In the footsteps of Antonín Dvořák

In the Příbram region, where he found his second home, he composed over thirty works. Many of them are among the most important in his entire oeuvre. Take a walk in the footsteps of Antonín Dvořák in Příbram.

1. VILLA RUSALKA

Twenty-four-year-old Antonín Dvořák was playing the viola at the Provisional Theatre when he fell in love with the actress Josefina Čermáková. He even wrote his love for her in his love cycle Cypress. In vain, she rejected him. But he took a liking to her younger sister Anna, whom he met while giving piano lessons to both girls. And finally, in 1873, he married her. (Mozart and Haydn, for example, had a similar story.)
Josefina, meanwhile, met Count Václav Kounic, an educated, very patriotic man. Dvořák maintained a friendly relationship with both of them.

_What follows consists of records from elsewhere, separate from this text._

# wangjie212/ManiSDP-matlab

Measured on AMD Instinct MI355X. Metric: tCG Hess-vec prods/sec (n,p), G81 MaxCut, higher is better.
Workload: dtype f64; 1 GPU; Gset G81 MaxCut, ManiSDP_onlyunitdiag RTR call, n=20000, p=32; n=20000, p=32, nnz_C=92644, TR_maxiter=40, TR_maxinner=100, parallelism=rows1

## Files before the change

include/manisdp_hip.h:

```cpp
#ifndef MANISDP_HIP_H
#define MANISDP_HIP_H

#include <stdint.h>

#ifdef __cplusplus
extern "C" {
#endif

#define MSDP_OK              0
#define MSDP_EINVAL         -1
#define MSDP_EHIP           -2
#define MSDP_ENOMEM         -3
#define MSDP_ESTATE         -4
#define MSDP_ECOMM          -5
#define MSDP_EUNSUPPORTED   -6

typedef struct msdp_handle_s* msdp_handle;

#define MSDP_KIND_ONLYUNITDIAG 1
#define MSDP_KIND_UNITDIAG     2
#define MSDP_KIND_UNITTRACE    3
#define MSDP_KIND_GENERIC      4
#define MSDP_KIND_MULTIBLOCK   5
#define MSDP_KIND_DUAL_UNITDIAG 6
// ... 139 lines not shown
int msdp_local_rows(msdp_handle h, int64_t* row0, int64_t* row1);


int msdp_al_primal(msdp_handle h, double* obj, double* Ax);
int msdp_al_dual(msdp_handle h, const double* y, double* z);
int msdp_escape_eigs_dual(msdp_handle h, int32_t k, double tol, int32_t maxit,
                          double* lam_min, double* V, double* lam_max, int32_t* iters);
int msdp_get_dual_slack(msdp_handle h, double* S);
int msdp_get_dual_slack_block(msdp_handle h, int64_t row0, int64_t nb, double* S);
int msdp_block_eigs(msdp_handle h, int32_t nb, const int64_t* row0, const int64_t* nblk, int32_t k, int32_t method, double* w, double* V);
#define MSDP_BLOCK_EIGS_LARGE_MAXN 1024
int msdp_block_eigs_large(msdp_handle h, int32_t nb, const int64_t* row0, const int64_t* nblk, int32_t k, double* w, double* V);
int msdp_block_eigs_large_info(msdp_handle h, int32_t* launches, int32_t* workgroups);
#define MSDP_BLOCK_RESHAPE_MAXP 64
int msdp_block_reshape(msdp_handle h, int32_t nb, const int64_t* row0, const int64_t* nblk, const int32_t* p_in,
                       const double* w, const double* V, int32_t k, double theta, int32_t strict, int32_t delta,
                       double alpha, int32_t min_facsize, int32_t mode,
                       int32_t* p_out, int32_t* r_out, int32_t* nne_out, double* U);

int msdp_set_option(msdp_handle h, const char* name, int32_t value);

int msdp_tcg_path(msdp_handle h, int32_t* path);
int msdp_debug_persist_form(msdp_handle h, int32_t* form);


int msdp_bench_hessvec(msdp_handle h, int32_t reps, double* avg_ms,
                       double* algo_bytes, double* algo_flops);
int msdp_bench_kernel(msdp_handle h, int32_t which, int32_t reps, double* avg_ms);
int msdp_bench_tcg_trip(msdp_handle h, int32_t reps, double* avg_ms);

const char* msdp_last_error(void);
const char* msdp_version(void);

#ifdef __cplusplus
}
#endif
#endif
```

manisdp-matlab_amd/_lib.py:

```python
from __future__ import annotations

import ctypes as C
import os

import numpy as np

_HERE = os.path.dirname(os.path.abspath(__file__))
LIB_PATH = os.path.join(_HERE, "lib", "libmanisdp_hip.so")

KIND_ONLYUNITDIAG, KIND_UNITDIAG, KIND_UNITTRACE, KIND_GENERIC, KIND_MULTIBLOCK, KIND_DUAL_UNITDIAG, KIND_DUAL = 1, 2, 3, 4, 5, 6, 7
KIND_DUAL_MULTIBLOCK = 8


class RtrOpts(C.Structure):
    _fields_ = [("maxiter", C.c_int32), ("maxinner", C.c_int32), ("mininner", C.c_int32),
                ("reserved0", C.c_int32), ("tolgradnorm", C.c_double), ("kappa", C.c_double),
                ("theta", C.c_double), ("rho_prime", C.c_double), ("rho_regularization", C.c_double),
                ("Delta_bar", C.c_double), ("Delta0", C.c_double)]


class RtrStats(C.Structure):
    _fields_ = [("cost", C.c_double), ("gradnorm", C.c_double), ("Delta", C.c_double),
                ("seconds", C.c_double), ("iters", C.c_int32), ("hessvecs", C.c_int32),
                ("accepted", C.c_int32), ("rejected", C.c_int32), ("cost_evals", C.c_int32),
# ... 75 lines not shown
    "msdp_comm_init_local": (C.c_int, [C.c_void_p, C.c_int32, C.c_int32, C.c_int32]),
    "msdp_comm_init_ipc": (C.c_int, [C.c_void_p, C.c_int32, C.c_int32, C.c_char_p]),
    "msdp_get_point_all": (C.c_int, [C.c_void_p, _dp]),
    "msdp_get_z_all": (C.c_int, [C.c_void_p, _dp]),
    "msdp_factor_gram": (C.c_int, [C.c_void_p, _dp]),
    "msdp_factor_rotate": (C.c_int, [C.c_void_p, C.c_int32, _dp]),
    "msdp_factor_append": (C.c_int, [C.c_void_p, C.c_int32, _dp, C.c_double, C.c_int32]),
    "msdp_create_dual_unitdiag": (C.c_int, [C.c_int64, C.c_int64, _i64p, _i64p, _dp, _dp, _dp, _dp, C.c_int32, _i64p, _i64p, _dp,
                                            _dp, C.c_int32, C.POINTER(C.c_void_p)]),
    "msdp_create_dual": (C.c_int, [C.c_int64, C.c_int64, _i64p, _i64p, _dp, _dp, _dp, _dp, C.c_int32, _i64p, _i64p, _dp,
                                   _dp, C.c_int32, C.POINTER(C.c_void_p)]),
    "msdp_create_dual_multiblock": (C.c_int, [C.c_int32, _i64p, C.c_int32, C.c_int64, _i64p, _i64p, _dp, _dp, _dp, _dp, C.c_int32,
                                              _i64p, _i64p, _dp, _dp, C.c_int32, C.POINTER(C.c_void_p)]),
    "msdp_dual_info": (C.c_int, [C.c_void_p, _P(C.c_int32)]),
    "msdp_dual_set_penalty": (C.c_int, [C.c_void_p, C.c_double, _dp]),
    "msdp_dual_outer_step": (C.c_int, [C.c_void_p, _dp, _dp, _dp]),
    "msdp_dual_get_y": (C.c_int, [C.c_void_p, _dp]),
    "msdp_comm_unique_id": (C.c_int, [C.c_void_p]),
    "msdp_comm_init": (C.c_int, [C.c_void_p, C.c_int32, C.c_int32, C.c_void_p]),
    "msdp_local_rows": (C.c_int, [C.c_void_p, _i64p, _i64p]),
    "msdp_debug_shard": (C.c_int, [C.c_void_p, C.c_int32, C.c_int32]),
    "msdp_tcg_path": (C.c_int, [C.c_void_p, _P(C.c_int32)]),
    "msdp_debug_persist_form": (C.c_int, [C.c_void_p, _P(C.c_int32)]),
    "msdp_point_snapshot": (C.c_int, [C.c_void_p]),
    "msdp_point_restore": (C.c_int, [C.c_void_p]),
    "msdp_al_primal": (C.c_int, [C.c_void_p, _dp, _dp]),
    "msdp_al_dual": (C.c_int, [C.c_void_p, _dp, _dp]),
    "msdp_escape_eigs_dual": (C.c_int, [C.c_void_p, C.c_int32, C.c_double, C.c_int32, _dp, _dp, _dp, _P(C.c_int32)]),
    "msdp_bench_hessvec": (C.c_int, [C.c_void_p, C.c_int32, _dp, _dp, _dp]),
    "msdp_bench_tcg_trip": (C.c_int, [C.c_void_p, C.c_int32, _dp]),
    "msdp_bench_kernel": (C.c_int, [C.c_void_p, C.c_int32, C.c_int32, _dp]),
    "msdp_last_error": (C.c_char_p, []),
    "msdp_version": (C.c_char_p, []),
}

_lib = None


def load():
    global _lib
    if _lib is not None:
        return _lib
    if not os.path.exists(LIB_PATH):
        raise MsdpError(f"{LIB_PATH} not found: run `python -c 'import __graft_entry__ as g; g.build()'` "
                        "(or `make -C manisdp-matlab_amd/csrc`). There is no CPU fallback.")
    lib = C.CDLL(LIB_PATH)
# ... 515 lines not shown
        return a.value, b.value

    def point_snapshot(self):
        _check(self._lib.msdp_point_snapshot(self._h))

    def point_restore(self):
        _check(self._lib.msdp_point_restore(self._h))

    def last_rtr_device_ms(self):
        v = C.c_double()
        _check(self._lib.msdp_debug_last_rtr_device_ms(self._h, C.byref(v)))
        return v.value

    def tcg_path(self):
        v = C.c_int32()
        _check(self._lib.msdp_tcg_path(self._h, C.byref(v)))
        return v.value

    def persist_form(self):
        v = C.c_int32()
        _check(self._lib.msdp_debug_persist_form(self._h, C.byref(v)))
        return v.value

    def persist_trace(self, reps=256):
        cap = 512 * 64 * 8
        buf = (C.c_uint64 * cap)()
        dims = (C.c_int32 * 3)()
        ms = C.c_double()
        _check(self._lib.msdp_debug_persist_trace(self._h, reps, buf, cap, dims, C.byref(ms)))
        G, nj, j0 = dims[0], dims[1], dims[2]
        a = np.frombuffer(buf, dtype=np.uint64, count=G * nj * 8).reshape(G, nj, 8).astype(np.int64)
        if reps <= 0:
            b = np.frombuffer(buf, dtype=np.uint64, count=2 * G * nj * 8)[G * nj * 8:].reshape(G, nj, 8).astype(np.int64)
            return (a, b), j0, ms.value
        return a, j0, ms.value

    def bench_hessvec(self, reps):
        ms, by, fl = C.c_double(), C.c_double(), C.c_double()
        _check(self._lib.msdp_bench_hessvec(self._h, reps, C.byref(ms), C.byref(by), C.byref(fl)))
        return ms.value, by.value, fl.value

    def bench_kernel(self, which, reps):
        ms = C.c_double()
        _check(self._lib.msdp_bench_kernel(self._h, which, reps, C.byref(ms)))
        return ms.value

# ... 5 lines not shown
```

manisdp-matlab_amd/csrc/msdp_api.hip:

```cpp
#include "msdp_common.h"
#include <algorithm>
#include <cmath>
#include <cstdarg>
#include <cstdio>
#include <cstdlib>
#include <cstring>

static thread_local char g_err[1024] = "";
void msdp_set_error(const char* fmt, ...) {
    va_list ap;
    va_start(ap, fmt);
    vsnprintf(g_err, sizeof(g_err), fmt, ap);
    va_end(ap);
}
extern "C" const char* msdp_last_error(void) { return g_err; }
extern "C" const char* msdp_version(void) { return "manisdp_hip 0.1.0 (gfx950)"; }

static bool boundary_colmajor(msdp_handle h) { return h->kind == MSDP_KIND_UNITTRACE || h->kind == MSDP_KIND_GENERIC || h->kind == MSDP_KIND_DUAL; }

static void choose_grid(msdp_handle h) {
    Dev& d = h->d;
    int half = d.ld / 2, lpr = 1;
    while (lpr < half && lpr < 64) lpr <<= 1;
    const int rows_per_step = MSDP_WAVES * (64 / lpr);
// ... 792 lines not shown
extern "C" int msdp_set_option(msdp_handle h, const char* name, int32_t value) {
    MSDP_CHECK_H(h);
    if (!name) { msdp_set_error("set_option: null name"); return MSDP_EINVAL; }
    Tuning& t = h->tune;
    if (!strcmp(name, "persist")) t.persist = value != 0;
    else if (!strcmp(name, "fused_rtr")) t.fused_rtr = value != 0;
    else if (!strcmp(name, "graph")) { t.graph = value != 0; h->chunk_len = 0; }
    else if (!strcmp(name, "affine_route")) { if (value < 0 || value > 2) { msdp_set_error("affine_route: 0 auto, 1 sddmm, 2 gram"); return MSDP_EINVAL; } t.affine_route = value; h->chunk_len = 0; h->state_valid = false; }
    else if (!strcmp(name, "timing")) t.timing = value != 0;
    else if (!strcmp(name, "esc_debug")) t.esc_debug = value != 0;
    else if (!strcmp(name, "escape_deflate")) t.escape_deflate = value != 0;
    else if (!strcmp(name, "escape_warm")) t.escape_warm = value != 0;
    else if (!strcmp(name, "escape_start_y")) t.escape_start_y = value != 0;
    else if (!strcmp(name, "xpersist")) t.xpersist = value != 0;
    else if (!strcmp(name, "persist_refresh")) t.persist_refresh = value > 0 ? value : 0;
    else if (!strcmp(name, "xtail")) t.xtail = value ? 1 : 0;
    else if (!strcmp(name, "xr_twolevel")) t.xr_twolevel = value ? 1 : 0;
    else if (!strcmp(name, "window")) { t.window = value < 0 ? 0 : (value > 3 ? 3 : value); h->chunk_len = 0; }
    else if (!strcmp(name, "window_lds")) { t.window_lds = value < 16 ? 16 : (value > 144 ? 144 : value); h->chunk_len = 0; msdp_window_release(h); }
    else if (!strcmp(name, "persist_early")) t.persist_early = value > 0 ? value : 0;
    else if (!strcmp(name, "persist_pipe")) t.persist_pipe = value > 0 ? 1 : 0;
    else if (!strcmp(name, "pipe_refresh")) t.pipe_refresh = value > 0 ? (value < 2 ? 2 : value) : 0;
    else if (!strcmp(name, "pipe_local")) t.pipe_local = value > 0 ? 1 : 0;
    else if (!strcmp(name, "persist_goff")) t.persist_goff = value ? 1 : 0;
    else if (!strcmp(name, "persist_ep")) { t.persist_ep = value ? 1 : 0; h->d.persist_ep = t.persist_ep; h->persist_sig_fn = nullptr; }
    else if (!strcmp(name, "persist_slots")) { t.persist_slots = (value == 3 || value == 4) ? value : 0; h->d.persist_slots = t.persist_slots; }
    else if (!strcmp(name, "psync_backoff")) t.psync_backoff = value > 0 ? value : 0;
    else if (!strcmp(name, "psync8_backoff")) t.psync8_backoff = value > 0 ? (value > 255 ? 255 : value) : 0;
    else if (!strcmp(name, "affine_overlap")) { t.affine_overlap = value != 0; h->chunk_len = 0; }
    else if (!strcmp(name, "trip1")) { t.trip1 = value < 0 ? 0 : (value > 2 ? 2 : value); h->chunk_len = 0; }
    else if (!strcmp(name, "dense_sk")) t.dense_sk = value < 0 ? 0 : value;
    else if (!strcmp(name, "sweep_k")) { t.sweep_k = value < 1 ? 1 : value; choose_grid(h); h->chunk_len = 0; }
    else if (!strcmp(name, "sweep")) { t.sweep = value < 0 ? 0 : (value > 3 ? 3 : value); choose_grid(h); h->chunk_len = 0; }
    else if (!strcmp(name, "trip2")) { t.trip2 = value < 0 ? 0 : (value > 2 ? 2 : value); h->chunk_len = 0; }
    else if (!strcmp(name, "escape_method")) { if (value < 0 || value > 2) { msdp_set_error("escape_method: 0 auto, 1 lanczos, 2 block"); return MSDP_EINVAL; } t.escape_method = value; }
    else if (!strcmp(name, "escape_rr")) { if (value != 0 && value != 1) { msdp_set_error("escape_rr: 0 host, 1 device"); return MSDP_EINVAL; } t.escape_rr = value; }
    else if (!strcmp(name, "be_width")) { if (value != 0 && value != 32 && value != 64 && value != 128) { msdp_set_error("be_width: 0, 32, 64 or 128"); return MSDP_EINVAL; } t.be_width = value; }
    else if (!strcmp(name, "be_degree")) t.be_degree = value > 0 ? value : 0;
    else if (!strcmp(name, "be_grid")) t.be_grid = value > 0 ? (value > MSDP_MAX_GRID ? MSDP_MAX_GRID : value) : 0;
    else if (!strcmp(name, "be_lpr")) { if (value != 0 && value != 8 && value != 16 && value != 32 && value != 64) { msdp_set_error("be_lpr: 0, 8, 16, 32 or 64"); return MSDP_EINVAL; } t.be_lpr = value; }
    else if (!strcmp(name, "lanczos_onesync")) t.lanczos_onesync = value != 0;
    else if (!strcmp(name, "lanczos_qglobal")) t.lanczos_qglobal = value != 0;
    else if (!strcmp(name, "block_skip")) t.block_skip = value != 0;
    else if (!strcmp(name, "halo_exchange")) { t.halo_exchange = value != 0; h->state_valid = false; }
    else if (!strcmp(name, "dense_pack")) { t.dense_pack = value != 0; h->chunk_len = 0; }
    else if (!strcmp(name, "affine_fuse")) { t.affine_fuse = value != 0; h->chunk_len = 0; h->state_valid = false; }
// ... 272 lines not shown
```
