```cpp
__global__ void __launch_bounds__(256) ert_k(const ErtJob* __restrict__ jobs, int n_cascades, int n_trees, int n_parts, int n_pix, int depth,
                                             const float* __restrict__ initial, const int32_t* __restrict__ anchor,
                                             const float* __restrict__ deltas, const int32_t* __restrict__ idx1,
                                             const int32_t* __restrict__ idx2, const float* __restrict__ thresh,
                                             const float* __restrict__ leaves, int32_t* __restrict__ pts)
{
    extern __shared__ __attribute__((aligned(16))) float smem[];
    const int P2 = 2 * n_parts;
    float* cur = smem;
    float* pix = cur + ((P2 + 3) & ~3);
    int* leaf = reinterpret_cast<int*>(pix + ((n_pix + 3) & ~3));
    __shared__ float M[4];
    const ErtJob job = jobs[blockIdx.x];
    const int tid = threadIdx.x;
    const int n_split = (1 << depth) - 1, n_leaf = 1 << depth;
    const double sx = (double)job.rect[2] - (double)job.rect[0], sy = (double)job.rect[3] - (double)job.rect[1];
    const double ox = job.rect[0], oy = job.rect[1];
    for (int k = tid; k < P2; k += blockDim.x) cur[k] = initial[k];
    for (int it = 0; it < n_cascades; ++it) {
        __syncthreads();
        if (tid == 0) {
            double mfx = 0, mfy = 0, mtx = 0, mty = 0;
            for (int i = 0; i < n_parts; ++i) { mfx += initial[2 * i]; mfy += initial[2 * i + 1]; mtx += cur[2 * i]; mty += cur[2 * i + 1]; }
            mfx /= n_parts; mfy /= n_parts; mtx /= n_parts; mty /= n_parts;
            double a = 0, b = 0, s = 0;
            for (int i = 0; i < n_parts; ++i) {
                const double fx = initial[2 * i] - mfx, fy = initial[2 * i + 1] - mfy;
                const double tx = cur[2 * i] - mtx, ty = cur[2 * i + 1] - mty;
                a += fx * tx + fy * ty;
                b += fx * ty - fy * tx;
                s += fx * fx + fy * fy;
            }
            const double ca = a / s, cb = b / s;
            M[0] = (float)ca; M[1] = (float)(-cb); M[2] = (float)cb; M[3] = (float)ca;
        }
        __syncthreads();
        const int32_t* an = anchor + (size_t)it * n_pix;
        const float* dl = deltas + (size_t)it * n_pix * 2;
        for (int i = tid; i < n_pix; i += blockDim.x) {
            const float dx = dl[2 * i], dy = dl[2 * i + 1];
            const int ai = an[i];
            const float u = (M[0] * dx + M[1] * dy) + cur[2 * ai];
            const float v = (M[2] * dx + M[3] * dy) + cur[2 * ai + 1];
            const double X = (double)u * sx + ox, Y = (double)v * sy + oy;
            const long px = (long)floor(X + 0.5), py = (long)floor(Y + 0.5);
            float val = 0.0f;
            if (px >= 0 && py >= 0 && px < job.w && py < job.h) {
                const uint8_t* p = job.img + ((size_t)py * job.w + px) * 3;
                val = (float)(((unsigned)p[0] + p[1] + p[2]) / 3);
            }
            pix[i] = val;
        }
        __syncthreads();
        for (int t = tid; t < n_trees; t += blockDim.x) {
            const size_t sb = ((size_t)it * n_trees + t) * n_split;
            int i = 0;
            while (i < n_split) {
                if (pix[idx1[sb + i]] - pix[idx2[sb + i]] > thresh[sb + i]) i = 2 * i + 1;
                else i = 2 * i + 2;
            }
            leaf[t] = i - n_split;
        }
        __syncthreads();
        for (int k = tid; k < P2; k += blockDim.x) {
            float acc = cur[k];
            const float* lb = leaves + (size_t)it * n_trees * n_leaf * P2 + k;
            int t = 0;
            for (; t + 20 <= n_trees; t += 20) {
                float v[20];
#pragma unroll
                for (int j = 0; j < 20; ++j) v[j] = lb[((size_t)(t + j) * n_leaf + leaf[t + j]) * P2];
#pragma unroll
                for (int j = 0; j < 20; ++j) acc = acc + v[j];
            }
            for (; t < n_trees; ++t) acc = acc + lb[((size_t)t * n_leaf + leaf[t]) * P2];
            cur[k] = acc;
        }
    }
    __syncthreads();
    for (int i = tid; i < n_parts; i += blockDim.x) {
        const double X = (double)cur[2 * i] * sx + ox, Y = (double)cur[2 * i + 1] * sy + oy;
        pts[((size_t)blockIdx.x * n_parts + i) * 2] = (int32_t)floor(X + 0.5);
        pts[((size_t)blockIdx.x * n_parts + i) * 2 + 1] = (int32_t)floor(Y + 0.5);
    }
}

void ert_run(Ctx* c, const std::vector<Frame>& frames, const pvf_rect_i32* boxes, int n, int32_t* pts)
{
    const ShapeModel& s = c->shape;
    PVF_REQUIRE(s.loaded, "shape predictor not loaded");
    if (n == 0) return;
    std::vector<ErtJob> jobs(n);
    for (int i = 0; i < n; ++i) {
        jobs[i].img = frames[i].d; jobs[i].h = frames[i].h; jobs[i].w = frames[i].w;
        jobs[i].rect[0] = boxes[i].left; jobs[i].rect[1] = boxes[i].top; jobs[i].rect[2] = boxes[i].right; jobs[i].rect[3] = boxes[i].bottom;
    }
    ScratchLayout lay;
    const auto sJobs = lay.take<ErtJob>(n, 64); const auto sPts = lay.take<int32_t>((size_t)n * s.n_parts * 2, 64);
    lay.pad(64);
    c->s_misc.ensure(lay.bytes());
    ErtJob* d_jobs = sJobs.in(c->s_misc); int32_t* d_pts = sPts.in(c->s_misc);
    HIP_CHECK(hipMemcpyAsync(d_jobs, jobs.data(), sJobs.bytes(), hipMemcpyHostToDevice, c->stream));
    const size_t lds = (size_t)(((2 * s.n_parts + 3) & ~3) + ((s.n_pix + 3) & ~3)) * 4 + (size_t)s.n_trees * 4;
    {
        ProfScope ps(c, "ert");
        hipLaunchKernelGGL(ert_k, dim3(n), dim3(256), lds, c->stream, d_jobs, s.n_cascades, s.n_trees,
                           s.n_parts, s.n_pix, s.depth, s.d_initial, s.d_anchor, s.d_deltas, s.d_idx1, s.d_idx2, s.d_thresh, s.d_leaves,
                           d_pts);
    }
    HIP_CHECK(hipGetLastError());
    HIP_CHECK(hipMemcpyAsync(pts, d_pts, sPts.bytes(), hipMemcpyDeviceToHost, c->stream));
    HIP_CHECK(hipStreamSynchronize(c->stream));
}
```

### pyannote-video_amd/csrc/resnet.hip

```cpp
#include "pvf_internal.h"
#include <cmath>
#include <cstdlib>
#include <cstring>
#include <vector>

typedef float f32x4 __attribute__((ext_vector_type(4)));
typedef uint32_t u32x4 __attribute__((ext_vector_type(4)));
typedef float f32x16 __attribute__((ext_vector_type(16)));
typedef _Float16 f16x8 __attribute__((ext_vector_type(8)));
typedef _Float16 f16x4 __attribute__((ext_vector_type(4)));
typedef uint32_t u32x2 __attribute__((ext_vector_type(2)));

void face_chip_details(const EmbedModel& m, const int32_t* pts, ChipDetails* out)
{
    const double size = m.chip_size, padding = m.chip_padding;
    double fx[51], fy[51], tx[51], ty[51];
    int n = 0;
    for (int i = 17; i < 68; ++i) {
        if ((55 <= i && i <= 59) || (65 <= i && i <= 67)) continue;
        if (17 <= i && i <= 26) continue;
        fx[n] = ((padding + (double)m.mean_shape[2 * (i - 17)]) / (2 * padding + 1)) * size;
        fy[n] = ((padding + (double)m.mean_shape[2 * (i - 17) + 1]) / (2 * padding + 1)) * size;
        tx[n] = pts[2 * i]; ty[n] = pts[2 * i + 1];
        ++n;
    }
    double mfx = 0, mfy = 0, mtx = 0, mty = 0;
    for (int i = 0; i < n; ++i) { mfx += fx[i]; mfy += fy[i]; mtx += tx[i]; mty += ty[i]; }
    mfx /= n; mfy /= n; mtx /= n; mty /= n;
    double a = 0, b = 0, s = 0;
    for (int i = 0; i < n; ++i) {
        const double ax = fx[i] - mfx, ay = fy[i] - mfy, bx = tx[i] - mtx, by = ty[i] - mty;
        a += ax * bx + ay * by;
        b += ax * by - ay * bx;
        s += ax * ax + ay * ay;
    }
    const double ca = a / s, cb = b / s;
    const double scale = std::sqrt(ca * ca + cb * cb);
    const double hx = size / 2.0, hy = size / 2.0;
    const double cx = (ca * (hx - mfx) - cb * (hy - mfy)) + mtx;
    const double cy = (cb * (hx - mfx) + ca * (hy - mfy)) + mty;
    const double wv = size * scale;
    out->l = cx - wv / 2; out->t = cy - wv / 2; out->r = cx + wv / 2; out->b = cy + wv / 2;
    out->cs = ca / scale; out->sn = cb / scale;
    out->rows = m.chip_size; out->cols = m.chip_size;
}

struct ConvArgs {
    const float* in; int B, H, W, Cin;
    const float* w; int K;
    const float* frag;
    const float* bias; const float* gamma; const float* beta;
    float* out; int OH, OW, Cout;
    int AH, AW;
    int ksz, stride, pad;
    int skip_mode;
    const float* skip; int XH, XW, XC, SH, SW;
    const uint32_t* wsplit; float out_scale; int* flags;
};


__device__ __forceinline__ int small_div(int x, int d, float rd)
{
    int q = (int)((float)x * rd);
    const int r = x - q * d;
    q += (r >= d) ? 1 : 0;
    q -= (r < 0) ? 1 : 0;
    return q;
}
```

Václav Kounic, Antonín Dvořák's brother-in-law and later a member of the Provincial Assembly and the Reich Council, had owned the Vysocka estate since 1873. He had part of the forest on the outskirts of the village converted into an English park, in the centre of which he built a small Neo-Renaissance chateau designed by the architect Čeňek Gregor. Kounic then gave the building as a wedding gift to his wife Josefina, who lived there most of her life.
Thanks to Kounic, Vysoká became an important cultural centre, with guests such as Alois Jirásek, Jan Neruda, Ladislav Stroupežnický, Jaroslav Vrchlický, Julius Zeyer, Leoš Janáček and Josef Suk. The poet Josef Václav Sládek also lived and worked in the garden house on the edge of the park in 1897 and 1898.

When Dvořák returned from England in 1884, he bought a plot of land in Vysoká with a sheepfold and a shepherd's hut from his brother-in-law, which he converted into a summer residence. On the ground floor there was a dining room, on the first floor a study with a desk and a piano. From the window of the study one could see the Treblinka region and further south to the Bohemian Forest and the Sumava peaks. The composer turned the extensive grounds around the house into a garden, which, as he wrote to the music publisher Fritz Simrock, "he cultivated very nicely and loved like divine art".

2. THE CHURCH OF THE ASSUMPTION OF THE VIRGIN MARY IN TREBEK

Except for the year 1893, when he stayed in Spillville in America, Dvořák spent every summer at Vysoká until the end of his life. He and his wife Anna stayed here from early spring, returning home only at the end of September. His days had a regular order. He would get up early in the morning so that he could go for a walk in the woods or to mass in the nearby Třebsko. In the morning he would compose, and after lunch he would return to the countryside. On that occasion, he would also occasionally stop by the Kounics' chateau. In the evenings he would visit the U Fenclů pub, where he played cards with the local miners. But he was already going to bed by nine o'clock.
At Vysoká he composed, started or finished several dozen works. For example, the second series of Slavonic Dances, the overtures In Nature and Carnival, Symphonies Nos. 7 and 8, the poems The Waterman, The Iceflower, The Golden Wheelbarrow and Holoubek, and the operas The Devil and Caca, Jacobin, Rusalka and Dimitri were written here.
He liked the Trebic Church of the Assumption of Mary so much that he bought a new organ for it.

3. HOLY MOUNTAIN

Dvořák was fascinated by trains. Perhaps because he was born next to a railway station and watched the construction of the first railway link between Prague and Dresden, perhaps because the complexity of the technical machinery reminded him of the elaborate construction of a symphony. He would go to the station to talk to the train drivers, study the timetables and his favourite morning ritual in Prague was a walk to the tunnel by the main station from where he watched the Viennese express trains. I would give all my symphonies to invent the locomotive, he once said.
The Dvořák family used to travel to Vysoká from Prague by train. Sometimes to Příbram, sometimes to Tochovice, where Count Kounic's carriage came to pick them up. The composer met with the citizens and friends of Pribram at the popular inn U Modrého hroznu. He also met Bohumil Fidler, the founder and conductor of the Příbram Philharmonic Orchestra. He also took creative inspiration from the Příbram sanctuary, and his composition No. 13 from the cycle Poetic Pieces is entitled "On the Holy Mountain".

4. A. DVOŘÁK THEATRE

The A. Dvořák Theatre in Příbram, for example, inscribed Dvořák's personality in its name. The Antonín Dvořák Příbram Music Festival has long taken care of the composer's legacy.